Functional programming was nowhere to be seen during my time at University, nor in my professional career, that is up until the point Scala came out of its shell. Object oriented programming had ruled and the only time I had heard much about functional languages were stories from more experienced engineers, most of which usually started with “back in the day”. But in my mind “back in the day” translated to an era of floppy disk drives, ASM programming and low-level hackery, naturally I took no notice.

haskell

I remember sitting in a SkillsMatter training course with a Typesafe representative, we had just finished a chapter on the fundamental basics of Scala, I was completely bamboozled by the notion of a lambda, what had happened to the safe haven of verbose imperative code?

In the beginning

Coming from a team of solid Java developers I was initially quite apprehensive, early proof of concept work had been frustrating and getting setup was cumbersome. IntelliJ was tripping over its own heels, traversing Scala documentation that spanned multiple versions of libraries was a battle, compile times seemed sluggish and SBT was another build/dependency management tool to add to the ever-growing list. All this on top of pressures to deliver project features, it felt like we had jumped out of the frying pan and into the fire.

Diving into a full new technology stack and language can be rather daunting, especially when there is no prior expertise in your team.  Although most good developers are able to pickup Scala through self learning, having some formal training or even better, some short-term experienced Scala contractors (with the primary purpose to knowledge share) fast tracked the team to getting their skills off the ground.

Rather than move to a full Scala stack in one swoop we opted to take a more methodical approach.  First we replaced our Java based integration tests with Scala ones, this allowed the developers to learn the fundamentals of Scala without compromising any production projects or code.  Once the team was comfortable with the fundamentals of the language we decided to build our next production project in Scala.

Reaping the rewards

Although the surrounding landscape had initially left much to desire, the advantages of the language itself were soon apparent, to name but a few:

scala-codemore concise code – the syntax and features of Scala strip away a lot of the unnecessary boiler plate that Java enforces while native language features provide solutions to common engineering patterns. Case classes, traits, type inference, optional braces, partial functions, pattern matching, implicit conversions, lazy val and more, it all plays a part.

 

let’s get functional – Scala treats functions as first class citizens, the ability to compose functions, create anonymous functions and pass them around really makes the language much more powerful when designing your code architecture.

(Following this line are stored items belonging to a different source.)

# junipertcy/bipartiteSBM-MCMC

Measured on NVIDIA B200. Metric: vertex-moves/sec, higher is better.
Workload: dtype f64+int32

## Files before the change

### bipartitesbm-mcmc_b200/csrc/capi.cu

```cuda
#include "../../include/bisbm.h"

#include <cuda_runtime.h>
#include <dlfcn.h>
#include <nccl.h>

#include <algorithm>
#include <chrono>
#include <cmath>
#include <cstdarg>
#include <cstdio>
#include <cstdlib>
#include <cstring>
#include <map>
#include <set>
#include <memory>
#include <mutex>
#include <numeric>
#include <string>
#include <vector>

#include "ingest.cuh"
#include "replay.cuh"
#include "merge.cuh"
#include "gltable.h"
// ... 48 lines not shown

struct bisbm_handle {
    int device = 0;
    std::shared_ptr<GraphDev> gdev;
    cudaStream_t stream = nullptr;
    cudaEvent_t ev0 = nullptr, ev1 = nullptr;
    int sm_count = 148;
    uint32_t n = 0, na = 0, nb = 0, W = 0, max_degree = 0;
    uint64_t n_edges = 0;
    std::vector<uint32_t> h_row_ptr, h_degvals;
    uint32_t *d_row_ptr = nullptr, *d_col = nullptr, *d_degidx = nullptr;
    double ent_base = 0.0;
    double* d_qtab = nullptr;
    GlNode* d_gl = nullptr;
    uint32_t gl_n = 0;
    uint32_t qn = 0, qk = 0;
    double* d_lg = nullptr;
    uint64_t lg_n = 0;
    uint32_t n_chains = 0, C = 0, KA = 0, KB = 0;
    std::vector<uint32_t> h_ka, h_kb;
    uint32_t *d_ka = nullptr, *d_kb = nullptr;
    int32_t *d_labels = nullptr, *d_labels_tmp = nullptr, *d_m = nullptr, *d_e = nullptr, *d_nr = nullptr,
            *d_eta = nullptr;
    int32_t *d_m2 = nullptr, *d_e2 = nullptr, *d_nr2 = nullptr;
    int32_t* d_nr_live = nullptr;
    int32_t* d_eta_snap = nullptr;
    double* d_kat_out = nullptr;
    ncclComm_t comm = nullptr;
    uint8_t* d_lab8 = nullptr;
    double eps = 1.0;
    LogqExp* d_lq = nullptr;
    uint64_t* d_seeds = nullptr;
    uint8_t* d_active = nullptr;
    unsigned long long *d_accepted = nullptr, *d_u = nullptr, *d_sweeps = nullptr;
    double *d_dS = nullptr, *d_entmin = nullptr, *d_ent_out = nullptr;
    uint32_t* d_nactive = nullptr;
    uint64_t sweep_epoch = 0;
    std::map<uint32_t, ReplaySlot> replay;
    uint32_t* d_hist = nullptr;
    uint32_t hist_width = 0;
    uint32_t al_ka = 0, al_kb = 0, al_segments = 0;
    uint32_t *d_al_order = nullptr, *d_al_seg = nullptr, *d_al_overlap = nullptr, *d_al_map = nullptr;
    bool al_sampled = false;
    double last_ms = 0.0;
    uint64_t last_launches = 0, last_moves = 0;
    int precision = BISBM_PRECISION_FP64;
    int opt_kernel = -1;
    uint32_t opt_inflight_div = 64;
    int opt_generic = 0;
// ... 24 lines not shown
template <typename T>
void dfree(T*& p) {
    if (p) cudaFree(p);
    p = nullptr;
}

void free_ladder(bisbm_handle* h) {
    dfree(h->d_tp_rung_beta); dfree(h->d_tp_beta); dfree(h->d_tp_rung_of); dfree(h->d_tp_chain_at); dfree(h->d_tp_trip);
    dfree(h->d_tp_acc_prev); dfree(h->d_tp_stats);
    h->tp_rungs = 0;
    h->tp_round = 0;
}

void free_align(bisbm_handle* h) {
    dfree(h->d_al_order); dfree(h->d_al_seg); dfree(h->d_al_overlap); dfree(h->d_al_map);
    h->al_ka = h->al_kb = h->al_segments = 0;
    h->al_sampled = false;
}

void free_chains(bisbm_handle* h) {
    free_ladder(h);
    free_align(h);
    dfree(h->d_ka); dfree(h->d_kb); dfree(h->d_labels); dfree(h->d_labels_tmp);
    dfree(h->d_m); dfree(h->d_e); dfree(h->d_nr); dfree(h->d_eta); dfree(h->d_lq); dfree(h->d_m2); dfree(h->d_e2); dfree(h->d_nr2); dfree(h->d_nr_live); dfree(h->d_eta_snap); dfree(h->d_kat_out); dfree(h->d_lab8);
    dfree(h->d_seeds); dfree(h->d_active); dfree(h->d_accepted); dfree(h->d_u); dfree(h->d_sweeps);
    dfree(h->d_dS); dfree(h->d_entmin); dfree(h->d_ent_out); dfree(h->d_nactive); dfree(h->d_hist);
    for (auto& kv : h->replay) { dfree(kv.second.d_rs); dfree(kv.second.d_vlist); dfree(kv.second.d_kh); }
    h->replay.clear();
    h->n_chains = 0;
}

GraphView gview(const bisbm_handle* h) {
    GraphView g;
    g.n = h->n; g.na = h->na; g.nb = h->nb; g.n_edges = h->n_edges;
    g.row_ptr = h->d_row_ptr; g.col = h->d_col; g.degidx = h->d_degidx;
    g.W = h->W; g.max_degree = h->max_degree;
    return g;
}

StateView sview(const bisbm_handle* h) {
    StateView s;
    s.C = h->C; s.KA = h->KA; s.KB = h->KB; s.W = h->W;
    s.labels = h->d_labels; s.m = h->d_m; s.e = h->d_e; s.nr = h->d_nr; s.eta = h->d_eta;
    s.ka = h->d_ka; s.kb = h->d_kb; s.eps = h->eps;
    return s;
}

// ... 436 lines not shown
        if (e != cudaSuccess)
            return fail(BISBM_ERR_CUDA, "sweep_kernel launch failed: %s (kernel %d, grid %u, %d threads, %zu bytes of shared memory)",
                        cudaGetErrorString(e), lp.kernel, grid, NT, lp.smem_bytes);
    }
    return BISBM_OK;
}

template <typename HistT>
int launch_sweep_nt(bisbm_handle* h, const SweepParams& P, const LaunchPlan& lp) {
    if (lp.wpc == 32) return launch_sweep_t<HistT, 1024>(h, P, lp);
    return launch_sweep_t<HistT, 512>(h, P, lp);
}

int launch_sweep_h(bisbm_handle* h, const SweepParams& P, const LaunchPlan& lp) {
    if (lp.hist_bytes == 1) return launch_sweep_nt<uint8_t>(h, P, lp);
    if (lp.hist_bytes == 2) return launch_sweep_nt<uint16_t>(h, P, lp);
    return launch_sweep_nt<uint32_t>(h, P, lp);
}

template <typename R, int KF, int TYPE, bool STAGED = true, int NT = 512>
int launch_sweep2_t(bisbm_handle* h, const SweepParams& P, const LaunchPlan& lp, unsigned grid) {
    int rc = ensure_smem_attr(h, (const void*)sweep2_kernel<R, KF, TYPE, STAGED, NT>, (int)kSmemMax);
    if (rc) return rc;
    sweep2_kernel<R, KF, TYPE, STAGED, NT><<<grid, lp.wpc * 32, lp.smem_bytes, h->stream>>>(P);
    {
        const cudaError_t e = cudaGetLastError();
        if (e != cudaSuccess)
            return fail(BISBM_ERR_CUDA, "sweep2_kernel launch failed: %s (kernel %d, grid %u, %u warps, %zu bytes of shared memory)",
                        cudaGetErrorString(e), lp.kernel, grid, lp.wpc, lp.smem_bytes);
    }
    wrote_labels8(h);
    return BISBM_OK;
}

template <typename R>
int launch_sweep2(bisbm_handle* h, const SweepParams& P, const LaunchPlan& lp, unsigned grid) {
    if (!kern_is_s2(lp.kernel) || lp.wpc > 24) return fail(BISBM_ERR_STATE, "internal: sweep2 launcher with the plan of kernel %d (%u warps)", lp.kernel, lp.wpc);
    if (!lp.smem) return launch_sweep2_t<R, 0, 0, false>(h, P, lp, grid);
    if (h->KA == 32 && h->KB == 32 && !h->opt_generic) {
#ifdef BISBM_WARP_VARIANTS
        if (lp.wpc == 24) return P.type ? launch_sweep2_t<R, 32, 1, true, 768>(h, P, lp, grid) : launch_sweep2_t<R, 32, 0, true, 768>(h, P, lp, grid);
        if (lp.wpc == 20) return P.type ? launch_sweep2_t<R, 32, 1, true, 640>(h, P, lp, grid) : launch_sweep2_t<R, 32, 0, true, 640>(h, P, lp, grid);
#endif
        return P.type ? launch_sweep2_t<R, 32, 1>(h, P, lp, grid) : launch_sweep2_t<R, 32, 0>(h, P, lp, grid);
    }
    return launch_sweep2_t<R, 0, 0>(h, P, lp, grid);
}

__attribute__((noinline)) int dispatch_sweep(bisbm_handle* h, const SweepParams& P, const LaunchPlan& lp, unsigned grid) {
    switch (lp.kernel) {
        case KERN_S2_F64: case KERN_S2L_F64: return launch_sweep2<double>(h, P, lp, grid);
        case KERN_S2_F32: case KERN_S2L_F32: return launch_sweep2<float>(h, P, lp, grid);
        case KERN_L2: {
            const int rc = launch_sweep_h(h, P, lp);
            wrote_labels32(h);
            return rc;
        }
        default: return fail(BISBM_ERR_STATE, "internal: no launcher for kernel %d", lp.kernel);
    }
}

SweepParams base_params(bisbm_handle* h, uint32_t type) {
    SweepParams P;
    memset(&P, 0, sizeof P);
    P.g = gview(h); P.s = sview(h); P.tb = tview(h, false);
    P.lab8 = h->d_lab8; P.m_next = h->d_m2; P.e_next = h->d_e2; P.nr_next = h->d_nr2; P.nr_live = h->d_nr_live;
    P.eta_read = h->d_eta;
    P.seeds = h->d_seeds; P.active = h->d_active; P.accepted = h->d_accepted; P.dS_accum = h->d_dS;
    P.lq = h->d_lq;
    P.n_chains = h->n_chains; P.type = type; P.n_groups = h->C / 32;
    P.kopp_max = type ? h->KA : h->KB;
    P.half_bits = feistel_half_bits(type ? h->nb : h->na);
    P.kat_out = h->d_kat_out;
    P.vary_k = (uint32_t)h->opt_vary_k;
    return P;
}

int launch_full_sweep(bisbm_handle* h, int schedule, float p0, float p1, uint64_t sweep_in_call, uint32_t max_inflight,
                      const double* beta_chain = nullptr) {
    uint32_t wpc = 32;
    const int kernel = plan_kernel(h, &wpc);
    if (!kern_is_s2(kernel)) {
        int rc = sync_labels32(h);
        if (rc) return rc;
    }
    {
        int rc = sync_labels8(h);
        if (rc) return rc;
    }
    for (uint32_t type = 0; type < 2; ++type) {
        const uint32_t nv = type ? h->nb : h->na;
        if (nv == 0) continue;
        LaunchPlan lp;
        int rc = plan_sweep(h, type, max_inflight, kernel, wpc, &lp);
        if (rc) return rc;
        const uint32_t kmax = type ? h->KB : h->KA;
        const uint32_t tot = h->n_chains * kmax;
        logq_refresh_kernel<<<(tot * 16 + 127) / 128, 128, 0, h->stream>>>(sview(h), tview(h, false), h->d_lq, h->n_chains, type);
        h->last_launches += 1;
        const uint32_t n_m = h->C * h->KA * h->KB, n_e = h->C * (h->KA + h->KB);
        const bool sliced = lp.smem && lp.ctas_per_group > 1;
        h->last_wpc = lp.wpc; h->last_cpg = lp.ctas_per_group; h->last_slice = lp.slice;
        h->last_kernel = kernel;
        uint32_t extras = 0;
        const uint32_t G = h->C / 32;
        if (sliced && h->opt_spare_sms && max_inflight == 0 && (uint32_t)h->sm_count > G * lp.ctas_per_group)
            extras = std::min<uint32_t>((uint32_t)h->sm_count - G * lp.ctas_per_group, G - 1);
        const uint32_t per_cta = lp.slice / std::max<uint32_t>(1, lp.ctas_per_group);
        for (uint32_t l = 0;; ++l) {
            const uint64_t pos = extras ? ((uint64_t)l * lp.ctas_per_group + ((uint64_t)l * extras) / G) * per_cta : (uint64_t)l * lp.slice;
            if (pos >= nv) break;
            if (sliced && l != 0 && l % h->opt_logq_every == 0) {
                logq_refresh_kernel<<<(tot * 16 + 127) / 128, 128, 0, h->stream>>>(sview(h), tview(h, false), h->d_lq, h->n_chains, type, 1u);
                h->last_launches += 1;
            }
            if (sliced) {
                const uint32_t nmax = std::max(std::max(n_m, n_e), G * kmax * h->W * 32u);
                sweep2_preinit_kernel<<<(nmax + 255) / 256, 256, 0, h->stream>>>(h->d_m, h->d_e, h->d_nr, h->d_m2, h->d_e2, h->d_nr2,
                                                                                 h->d_nr_live, n_m, n_e, h->KA, h->KB, type, lp.ctas_per_group - 1,
                                                                                 G, extras, l, h->d_eta, h->d_eta_snap, h->W);
                h->last_launches += 1;
            }
            SweepParams P = base_params(h, type);
            if (sliced) P.eta_read = h->d_eta_snap;
            P.ctas_per_group = lp.ctas_per_group; P.warps_used = lp.warps_used;
            P.pos_begin = (uint32_t)pos; P.pos_end = (uint32_t)std::min<uint64_t>(nv, pos + lp.slice);
            P.exclusive = sliced ? 0 : 1;
            P.sweep = h->sweep_epoch;
            P.step_base = sweep_in_call * (uint64_t)h->n + (type ? h->na : 0);
            P.schedule = schedule; P.p0 = p0; P.p1 = p1; P.beta0 = (p0 == 0.0f) ? -1.0 : 1.0 / (double)p0;
            if (schedule == BISBM_ABRUPT_COOL) {
                const uint64_t lo = P.step_base, hi = P.step_base + nv;
                if ((float)(hi - 1) < p0) { P.schedule = BISBM_CONSTANT; P.p0 = 1.0f; P.beta0 = 1.0; }
                else if (!((float)lo < p0)) { P.schedule = BISBM_CONSTANT; P.p0 = 0.0f; P.beta0 = -1.0; }
            }
            P.beta_chain = beta_chain;
            P.extras = extras; P.launch_idx = l; P.per_cta = per_cta;
            const unsigned grid = P.n_groups * lp.ctas_per_group + extras;
            rc = dispatch_sweep(h, P, lp, grid);
            if (rc) return rc;
            h->last_launches += 1;
            h->last_sweep_launches += 1;
            if (sliced) {
                std::swap(h->d_m, h->d_m2); std::swap(h->d_e, h->d_e2); std::swap(h->d_nr, h->d_nr2);
            }
        }
    }
    h->sweep_epoch++;
    h->last_moves += (uint64_t)h->n * h->n_chains;
    return BISBM_OK;
}
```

less time coding – Once the team became proficient with Scala, the productivity of our team improved, this is something I observed as a general improvement in my own velocity and my colleagues.

the JVM ecosystem – Scala is a JVM language which meant we still had all of the Java libraries at our disposable, this was particularly important for us as it reduced some of the pressure during the transition period. Familiar technologies such as Apache HTTP Commons, Camel, Spring, Apache CXF and many more could still be used which reduced risk and allowed a more methodical transition to a full Scala stack.

collecting like a boss – Scala collections are immutable by default and it’s not until we really started to use Scala that a majority of problems can be solved without the use of mutable ones. Immutable collections are much easier to reason about, there is less variables and branching statements to consider. On top of this all collections support the holy grail of the functional world, map.

a reduction in bugs…perhaps – this is quite a subjective statement and comes from my personal experience working on multiple commercial Java projects.  Logic bugs that we have seen being raised seemed reduced compared to similar past projects. By logic bugs I mean things like null pointer exceptions, undesired results due to errors in branching logic and just plain business logic mistakes.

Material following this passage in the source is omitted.